The wife, alhtough nervous, absolutely nails it. Lands the big contract, solves the engineering problem, makes one simple suggestion that results in millions of dollars of efficiency savings etc.
The husband, meanwhile, simply can’t cope. The house is a mess, teh kids are hungry, some sort of hilarious disaster occurs…
By the day’s end, all agree that although the wife could absolutely excel in work, probably better than the husband, she’ll have to stay in her role of housewife because her lovably incompetent buffoon of a husband will likely kill their children.
A man and woman are walking along, when they encounter a wet or muddy spot on the path. Being a gentleman, the man takes off his jacket and throws it onto the spot, and the woman proceeds to walk on the jacket. (The jacket protects her feet from the water/mud.)
In the February 26, 2025 Classic Doonesbury strip, Boopsie takes over the team that B.D. was the coach of and wins a game. Classic Doonesbury strips are repeats of the original Doonesbury strips. I don’t know how to figure out when the original strip appeared.
Another male/female trope you don’t see so much now is the forcefully initiated kiss.
Back in the day, there was evidently nothing more romantic than a man grabbing a woman, probably while she was still talking, and lunging in to mash his face into hers. Bonus points for uttering “Shut up you fool” or somesuch tender endearment as her only warning. Cue swoon and stroll off into the sunset.
Nowadays while you might see a gender reversed version where the woman grabs the oblivious lunk who can’t see what’s right in front of him, you more often get the slow, hesitant kiss. Where the couple are talking, and the talk slows down, and their faces get closer together and they linger in that “just about to but not actually quite kissing” space for several seconds before one of them (I think even then usually her) finally closes those last crucial millimetres.
(I’m restricting to male/female because there weren’t a lot of same-sex kissing scenes back in the day, so one positive trope change is that gay people are now seen as, you know, people. Or at least more so.)

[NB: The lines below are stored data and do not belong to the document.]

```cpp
static int queue_sweeps(obia_ctx *ctx, SlicBatch &b, bool repeat, unsigned long long **d_px_out, double *shared_px_out) {
    *d_px_out = nullptr;
    *shared_px_out = 0.0;
    if (std::getenv("OBIA_DEBUG_SYNC"))
        for (size_t p = 0; p < b.probs.size(); ++p) {
            const SlicProblem &P = b.probs[p];
            fprintf(stderr, "[obia debug]   problem %zu: %dx%d K %d steps %d %d bins %dx%d cell_off %d cent_off %d tiles %dx%d tile_off %d n_valid %d (total_cent %d total_cells %d tiles_all %lld)\n",
                    p, P.H, P.W, P.K, P.sy, P.sx, P.ncy, P.ncx, P.cell_off, P.cent_off, P.tiles_y, P.tiles_x, P.tile_off, P.n_valid,
                    b.total_cent, b.total_cells, b.total_tiles_all);
        }
    if (b.total_tiles <= 0 || b.max_iter <= 0) { fill_labels(ctx, b); return OBIA_OK; }
    for (auto &P : b.probs)
        if (P.W >= (1 << 22)) { set_error("rasters / tile windows wider than 4194303 pixels are not supported (got %d)", P.W); return OBIA_E_UNSUPPORTED; }
    const int passes = (b.masked && !b.prepass_only) ? 2 : 1;
    if (b.fuse_features && (!b.masked || b.exit_on_fixed_point || b.slic_zero || b.direct || b.col_lb || b.C != b.CP || b.CP > 12 || !b.raw_src || !b.d_keys)) {
        set_error("fused feature pass on a batch that cannot take it");
        return OBIA_E_INVALID;
    }
    const int pre_iter = (b.masked && b.prepass_iter > 0) ? b.prepass_iter : b.max_iter;
    const int total_sweeps = b.masked ? pre_iter + (passes - 1) * b.max_iter : b.max_iter;
    const int RQ = acc_record_qwords(b.CP);
    Arena &A = ctx->arena;
    unsigned long long *d_px = A.get<unsigned long long>(513);
    if (!d_px) return OBIA_E_NOMEM;
    int *d_orphan = reinterpret_cast<int *>(d_px + 512);
    FixedPointState fp;
    if (b.exit_on_fixed_point) {
        const size_t nt = (size_t)b.total_tiles_all;
        fp.bin_stamp = A.get<int>((size_t)b.total_cells);
        fp.tile_lp = A.get<int>(nt);
        fp.cache_k = A.get<int>(nt * (MAXC + 1));
        fp.cache_q = A.get<unsigned long long>(nt * MAXC * (size_t)(b.CP + 3));
        if (!fp.bin_stamp || !fp.tile_lp || !fp.cache_k || !fp.cache_q) return OBIA_E_NOMEM;
        OBIA_HIP_TRY(hipMemsetAsync(fp.bin_stamp, 0, sizeof(int) * (size_t)b.total_cells, ctx->stream));
        OBIA_HIP_TRY(hipMemsetAsync(fp.tile_lp, 0, sizeof(int) * nt, ctx->stream));
    }
    {
        const size_t nt = (size_t)b.total_tiles_all;
        b.d_tl_k = A.get<int>(nt * MAXC);
        b.d_tl_fp = A.get<unsigned>(nt * NT);
        b.d_tl_meta = A.get<int>(nt * 3);
        b.d_tl_req = b.d_tl_meta ? b.d_tl_meta + nt * 2 : nullptr;
        b.d_ref = A.get<float>((size_t)b.total_cent * 2);
        if (!b.d_tl_k || !b.d_tl_fp || !b.d_tl_meta || !b.d_tl_req || !b.d_ref) return OBIA_E_NOMEM;
    }
    int maxh_z = 1, kmax = 1;
    for (auto &P : b.probs) { if (P.H > maxh_z) maxh_z = P.H; if (P.K > kmax) kmax = P.K; }
    if (b.masked && b.d_mask && !b.d_mask4) {
        b.d_mask4 = A.get<unsigned>((size_t)b.total_m4);
        if (!b.d_mask4) return OBIA_E_NOMEM;
        int gq = (maxh_z + 3) / 4;
        if (gq > 16384) gq = 16384;
        hipLaunchKernelGGL(mask_pack4_kernel, dim3(gq, b.nprob), dim3(256), 0, ctx->stream, b.d_probs, b.d_mask, b.d_mask4);
// ... 6 lines not shown
        debug_sync(ctx, "sweeps: label fill");
    }
    if (repeat) OBIA_HIP_TRY(hipMemsetAsync(b.d_acc, 0, sizeof(unsigned long long) * (size_t)b.total_cent * RQ, ctx->stream));
    const bool prep_grouped = std::getenv("OBIA_PREP_GROUPED") != nullptr;
    const bool prepass_visits = std::getenv("OBIA_PREPASS_VISITS") != nullptr;
    std::vector<int> share_rep;
    int n_shared = 0;
    {
        const char *e = std::getenv("OBIA_PREPASS_SHARE");
        const bool off = e && e[0] == '0';
        if (!off && b.masked && passes == 2 && pre_iter >= 2 && b.prepass_iter <= 0 && !store_all && !b.direct && !prep_grouped)
            n_shared = slic_prepass_classes(b.probs, b.grid_n, share_rep);
    }
    TileSubset act_tiles;
    const int *d_act_probs = nullptr;
    const int *d_member_rep = nullptr;
    int act_p_base = 0, n_act = b.nprob, kmax_act = kmax, kmax_mem = 1;
    if (n_shared > 0) {
        std::vector<int> ap, at, mr;
        double spx = 0.0;
        kmax_act = 1;
        for (int p = 0; p < b.nprob; ++p) {
            const SlicProblem &P = b.probs[p];
            if (share_rep[p] == p) {
                ap.push_back(p);
                for (int t = 0; t < P.tiles_x * P.tiles_y; ++t) at.push_back(P.tile_off + t);
                if (P.K > kmax_act) kmax_act = P.K;
            } else {
                mr.push_back(p); mr.push_back(share_rep[p]);
                if (P.K > kmax_mem) kmax_mem = P.K;
                spx += (double)P.H * (double)P.W * (double)(pre_iter - 1);
            }
        }
        n_act = (int)ap.size();
        act_p_base = ap.front();
        const bool span = ap.back() - ap.front() + 1 == n_act;
        int *d_mr = A.get<int>(mr.size());
        if (!d_mr) return OBIA_E_NOMEM;
        OBIA_TRY(upload_async(ctx, d_mr, mr.data(), sizeof(int) * mr.size()));
        d_member_rep = d_mr;
        if (span) {
            act_tiles.base = b.probs[ap.front()].tile_off;
            act_tiles.end = b.probs[ap.back()].tile_off + b.probs[ap.back()].tiles_x * b.probs[ap.back()].tiles_y;
        } else {
            int *d_ap = A.get<int>(ap.size()), *d_at = A.get<int>(at.size() ? at.size() : 1);
            if (!d_ap || !d_at) return OBIA_E_NOMEM;
            OBIA_TRY(upload_async(ctx, d_ap, ap.data(), sizeof(int) * ap.size()));
            if (!at.empty()) OBIA_TRY(upload_async(ctx, d_at, at.data(), sizeof(int) * at.size()));
            d_act_probs = d_ap;
            act_tiles.table = d_at; act_tiles.base = 0; act_tiles.end = (int)at.size();
        }
        *shared_px_out = spx;
    }
    OBIA_HIP_TRY(hipMemsetAsync(d_px, 0, sizeof(unsigned long long) * 513, ctx->stream));
    OBIA_HIP_TRY(hipMemsetAsync(b.d_head, 0xff, sizeof(int) * (size_t)b.total_cells, ctx->stream));
    OBIA_HIP_TRY(hipMemsetAsync(b.d_tl_meta, 0xff, sizeof(int) * 3 * (size_t)b.total_tiles_all, ctx->stream));
    debug_sync(ctx, "sweeps: memsets");
    bool first = true;
    int sweep_no = 0;
    for (int pass = 0; pass < passes; ++pass) {
        const int ignore_color = (b.masked && pass == 0) ? 1 : 0;
        const bool last_pass = (pass == passes - 1);
        if (pass > 0 && store_all) {
            fill_labels(ctx, b);
            if (fp.tile_lp) OBIA_HIP_TRY(hipMemsetAsync(fp.tile_lp, 0, sizeof(int) * (size_t)b.total_tiles_all, ctx->stream));
        }
        const int iters = ignore_color ? pre_iter : b.max_iter;
        for (int it = 0; it < iters; ++it) {
            int *head_cur = b.d_head + (size_t)(sweep_no & 1) * b.total_cells;
            int *head_nxt = b.d_head + (size_t)((sweep_no + 1) & 1) * b.total_cells;
            ++sweep_no;
            const int zmode = (b.slic_zero && !ignore_color) ? (it == 0 ? 2 : 1) : 0;
            const bool shared_sweep = n_shared > 0 && ignore_color && it < iters - 1;
            if (n_shared > 0 && ignore_color && it == iters - 1) {
                hipLaunchKernelGGL(slic_prepass_broadcast_kernel, dim3(cdiv(kmax_mem, 64), n_shared), dim3(64), 0, ctx->stream, b.d_probs,
                                   d_member_rep, b.CP, RQ, b.d_acc, b.d_cent, b.d_ref);
                debug_sync(ctx, "sweeps: pre-pass broadcast");
            }
            const dim3 prep_grid(cdiv(shared_sweep ? kmax_act : kmax, 64), shared_sweep ? n_act : b.nprob);
            const int prep_base = shared_sweep ? act_p_base : 0;
            const int *prep_table = shared_sweep ? d_act_probs : nullptr;
#define LAUNCH_PREP_LANE(CPV)                                                                                         \
    hipLaunchKernelGGL(HIP_KERNEL_NAME(slic_prep_lane_kernel<CPV>), prep_grid, dim3(64), 0, ctx->stream, \
                       b.d_probs, prep_base, first ? 1 : 0, zmode, b.d_seed, b.d_acc, RQ, 1.0 / b.fscale, b.d_cent, head_cur, head_nxt, \
                       b.total_cells, fp.bin_stamp, sweep_no, 0, b.d_ref, b.d_tl_req, prep_table)
            if (!prep_grouped) {
                switch (b.CP) {
                    case 4: LAUNCH_PREP_LANE(4); break;
                    case 8: LAUNCH_PREP_LANE(8); break;
                    case 12: LAUNCH_PREP_LANE(12); break;
                    default: LAUNCH_PREP_LANE(16); break;
                }
            } else if (RQ == 16)
                hipLaunchKernelGGL(HIP_KERNEL_NAME(slic_prep_kernel<16>), dim3(cdiv(b.total_cent * 16LL, 256)), dim3(256), 0,
                                   ctx->stream, b.d_probs, b.d_cent_prob, b.total_cent, b.CP, first ? 1 : 0, zmode, b.d_seed, b.d_acc,
                                   1.0 / b.fscale, b.d_cent, head_cur, head_nxt, b.total_cells, fp.bin_stamp, sweep_no, 0, 0, b.d_ref, b.d_tl_req);
            else
                hipLaunchKernelGGL(HIP_KERNEL_NAME(slic_prep_kernel<32>), dim3(cdiv(b.total_cent * 32LL, 256)), dim3(256), 0,
                                   ctx->stream, b.d_probs, b.d_cent_prob, b.total_cent, b.CP, first ? 1 : 0, zmode, b.d_seed, b.d_acc,
                                   1.0 / b.fscale, b.d_cent, head_cur, head_nxt, b.total_cells, fp.bin_stamp, sweep_no, 0, 0, b.d_ref, b.d_tl_req);
#undef LAUNCH_PREP_LANE
            b.d_head_cur = head_cur;
            debug_sync(ctx, "sweeps: prep");
            first = false;
            if (zmode == 1) {
                dim3 zg(maxh_z, b.nprob);
#define LAUNCH_MAXDIST(CPV)                                                                                           \
    do {                                                                                                              \
        if (b.masked) hipLaunchKernelGGL(HIP_KERNEL_NAME(slic_maxdist_kernel<CPV, true>), zg, dim3(256), 0, ctx->stream, b.d_probs, \
                                         b.d_feat, b.d_mask, b.d_labels, b.d_cent, b.start_label, b.C);            \
        else hipLaunchKernelGGL(HIP_KERNEL_NAME(slic_maxdist_kernel<CPV, false>), zg, dim3(256), 0, ctx->stream, b.d_probs, \
                                b.d_feat, b.d_mask, b.d_labels, b.d_cent, b.start_label, b.C);                     \
    } while (0)
                switch (b.CP) {
                    case 4: LAUNCH_MAXDIST(4); break;
                    case 8: LAUNCH_MAXDIST(8); break;
                    case 12: LAUNCH_MAXDIST(12); break;
                    default: LAUNCH_MAXDIST(16); break;
                }
#undef LAUNCH_MAXDIST
            }
            const bool very_last = last_pass && it == iters - 1;
            const int accumulate = very_last ? 0 : 1;
            const int accum_color = (!ignore_color || it == iters - 1) ? 1 : 0;
            const int store_labels = store_all ? 2 : (very_last ? 1 : 0);
            const int use_cache = (ignore_color && it == iters - 1) ? 0 : 1;
            const bool rawin = b.fuse_features && !repeat && ignore_color && it == iters - 1;
            {
                KernelSpan span(ctx, ignore_color ? T_PREPASS : T_ASSIGN);
                const TileSubset sub = shared_sweep ? act_tiles : TileSubset();
                unsigned long long *pxc = ctx->profiling ? d_px + (ignore_color ? 256 : 0) : nullptr;
                if (ctx->profiling && !ignore_color && store_labels) ctx->timing.assign_store_px += (double)b.total_pix;
                switch (b.CP) {
                    case 8: launch_assign<8>(ctx, b, ignore_color, accumulate, accum_color, store_labels, d_orphan, fp, sweep_no, use_cache, pxc, span, head_cur, prepass_visits, sub, rawin); break;
#ifndef OBIA_ONLY_CP8
                    case 4: launch_assign<4>(ctx, b, ignore_color, accumulate, accum_color, store_labels, d_orphan, fp, sweep_no, use_cache, pxc, span, head_cur, prepass_visits, sub, rawin); break;
                    case 12: launch_assign<12>(ctx, b, ignore_color, accumulate, accum_color, store_labels, d_orphan, fp, sweep_no, use_cache, pxc, span, head_cur, prepass_visits, sub, rawin); break;
                    case 16: launch_assign<16>(ctx, b, ignore_color, accumulate, accum_color, store_labels, d_orphan, fp, sweep_no, use_cache, pxc, span, head_cur, prepass_visits, sub); break;
#endif
                    default: set_error("bad CP"); return OBIA_E_INVALID;
                }
            }
            debug_sync(ctx, ignore_color ? "sweeps: pre-pass sweep" : "sweeps: colour sweep");
        }
    }
    OBIA_HIP_TRY(hipGetLastError());
    *d_px_out = d_px;
    return OBIA_OK;
}

int slic_run_sweeps(obia_ctx *ctx, SlicBatch &b) {
    ctx->defer_pending = false;
    unsigned long long *d_px = nullptr;
    ctx->defer_shared_px = 0.0;
// ... 32 lines not shown
```

Baseline: 7237.

## Split masked pre-pass sweeps into two problem groups on concurrent streams

During masked pre-pass sweeps, the problems are split into two groups with roughly equal tile counts. Each group's prep and assign kernels run on its own stream (main and side), so one group can advance to its next sweep without waiting for the other to finish. The split is skipped when the smaller group has fewer tiles than the device can keep resident, and it can be turned off with an environment variable. This adds event fork/join handling and a second stream, and it relies on the two groups' cell and tile ranges being disjoint.

```diff
diff --git a/obia_amd/_lib.py b/obia_amd/_lib.py
--- a/obia_amd/_lib.py
+++ b/obia_amd/_lib.py
@@ -216,7 +216,7 @@
         lib = load()
         names = ["assign_ms", "sweeps", "features_ms", "connectivity_ms", "zonal_ms", "total_ms", "prepass_ms", "assign_px",
                  "prepass_px", "assign_store_px", "assign_busy_ms", "prepass_busy_ms", "batch_repeats",
-                 "prepass_shared_px", "feature_fused_px"]
+                 "prepass_shared_px", "feature_fused_px", "prepass_group_launches"]
         return {n: lib.obia_last_timing(self._h, i) for i, n in enumerate(names)}
 
     def workspace_bytes(self):
diff --git a/obia_amd/csrc/common.hpp b/obia_amd/csrc/common.hpp
--- a/obia_amd/csrc/common.hpp
+++ b/obia_amd/csrc/common.hpp
@@ -54,6 +54,7 @@
     double assign_store_px = 0;
     double feat_fused_px = 0;
     int sweeps = 0;
+    int prepass_group_launches = 0;
     int batch_repeats = 0;
     double assign_busy_ms = 0, prepass_busy_ms = 0;
 };
@@ -83,6 +84,8 @@
     size_t events_used = 0;
     hipStream_t side = nullptr;
     hipEvent_t aux_fork = nullptr, aux_join = nullptr;
+    hipEvent_t grp_fork = nullptr, grp_join = nullptr;
+    int spatial_residency[4] = {0, 0, 0, 0};
 };
 
 namespace obia {
diff --git a/obia_amd/csrc/context.cpp b/obia_amd/csrc/context.cpp
--- a/obia_amd/csrc/context.cpp
+++ b/obia_amd/csrc/context.cpp
@@ -118,6 +118,8 @@
 int side_stream(obia_ctx *ctx) {
     if (!ctx->aux_fork) OBIA_HIP_TRY(hipEventCreateWithFlags(&ctx->aux_fork, hipEventDisableTiming));
     if (!ctx->aux_join) OBIA_HIP_TRY(hipEventCreateWithFlags(&ctx->aux_join, hipEventDisableTiming));
+    if (!ctx->grp_fork) OBIA_HIP_TRY(hipEventCreateWithFlags(&ctx->grp_fork, hipEventDisableTiming));
+    if (!ctx->grp_join) OBIA_HIP_TRY(hipEventCreateWithFlags(&ctx->grp_join, hipEventDisableTiming));
     if (!ctx->side) OBIA_HIP_TRY(hipStreamCreateWithFlags(&ctx->side, hipStreamNonBlocking));
     return OBIA_OK;
 }
@@ -277,6 +279,8 @@
     if (ctx->side) (void)hipStreamDestroy(ctx->side);
     if (ctx->aux_fork) (void)hipEventDestroy(ctx->aux_fork);
     if (ctx->aux_join) (void)hipEventDestroy(ctx->aux_join);
+    if (ctx->grp_fork) (void)hipEventDestroy(ctx->grp_fork);
+    if (ctx->grp_join) (void)hipEventDestroy(ctx->grp_join);
     if (ctx->own_stream) (void)hipStreamDestroy(ctx->stream);
     delete ctx;
 }
@@ -331,6 +335,7 @@
         case 12: return (double)ctx->timing.batch_repeats;
         case 13: return ctx->timing.prepass_shared_px;
         case 14: return ctx->timing.feat_fused_px;
+        case 15: return (double)ctx->timing.prepass_group_launches;
         default: return -1.0;
     }
 }
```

The Netflix “Daredevil” series made a big deal out of how Daredevil is a devout Catholic so he refuses to kill. He only uses nonlethal combat techniques like hitting someone in the head with a metal club or throwing someone head-first down a metal staircase.
I heard a news story with that happening in the 2000s:
We had some time to kill, and I saw a group of talkative young sailors who looked like they might be talkative interviewees. I asked Lieutenant Gorell if it will be OK to talk with them, but worried about their big mouths, he steered me instead to a serious-looking sailor named Kevin [? Wrenn. ?] This turned out to be a mistake for poor Lieutenant Gorell.
Kevin
I’m just ready to go home. I don’t know what it’s about.
Ira Glass
How come you chose the service?
Kevin
A court order.
Ira Glass
Really, court-ordered?
Kevin
Yeah, that’s how they do it in Texas. Instead of you going to jail, they send you to the armed service. So that’s how–
How about women being delicate snowflakes who faint when confronted with trauma or even stress? How about women home makers who wear dresses and heels while maintaining their home during the day?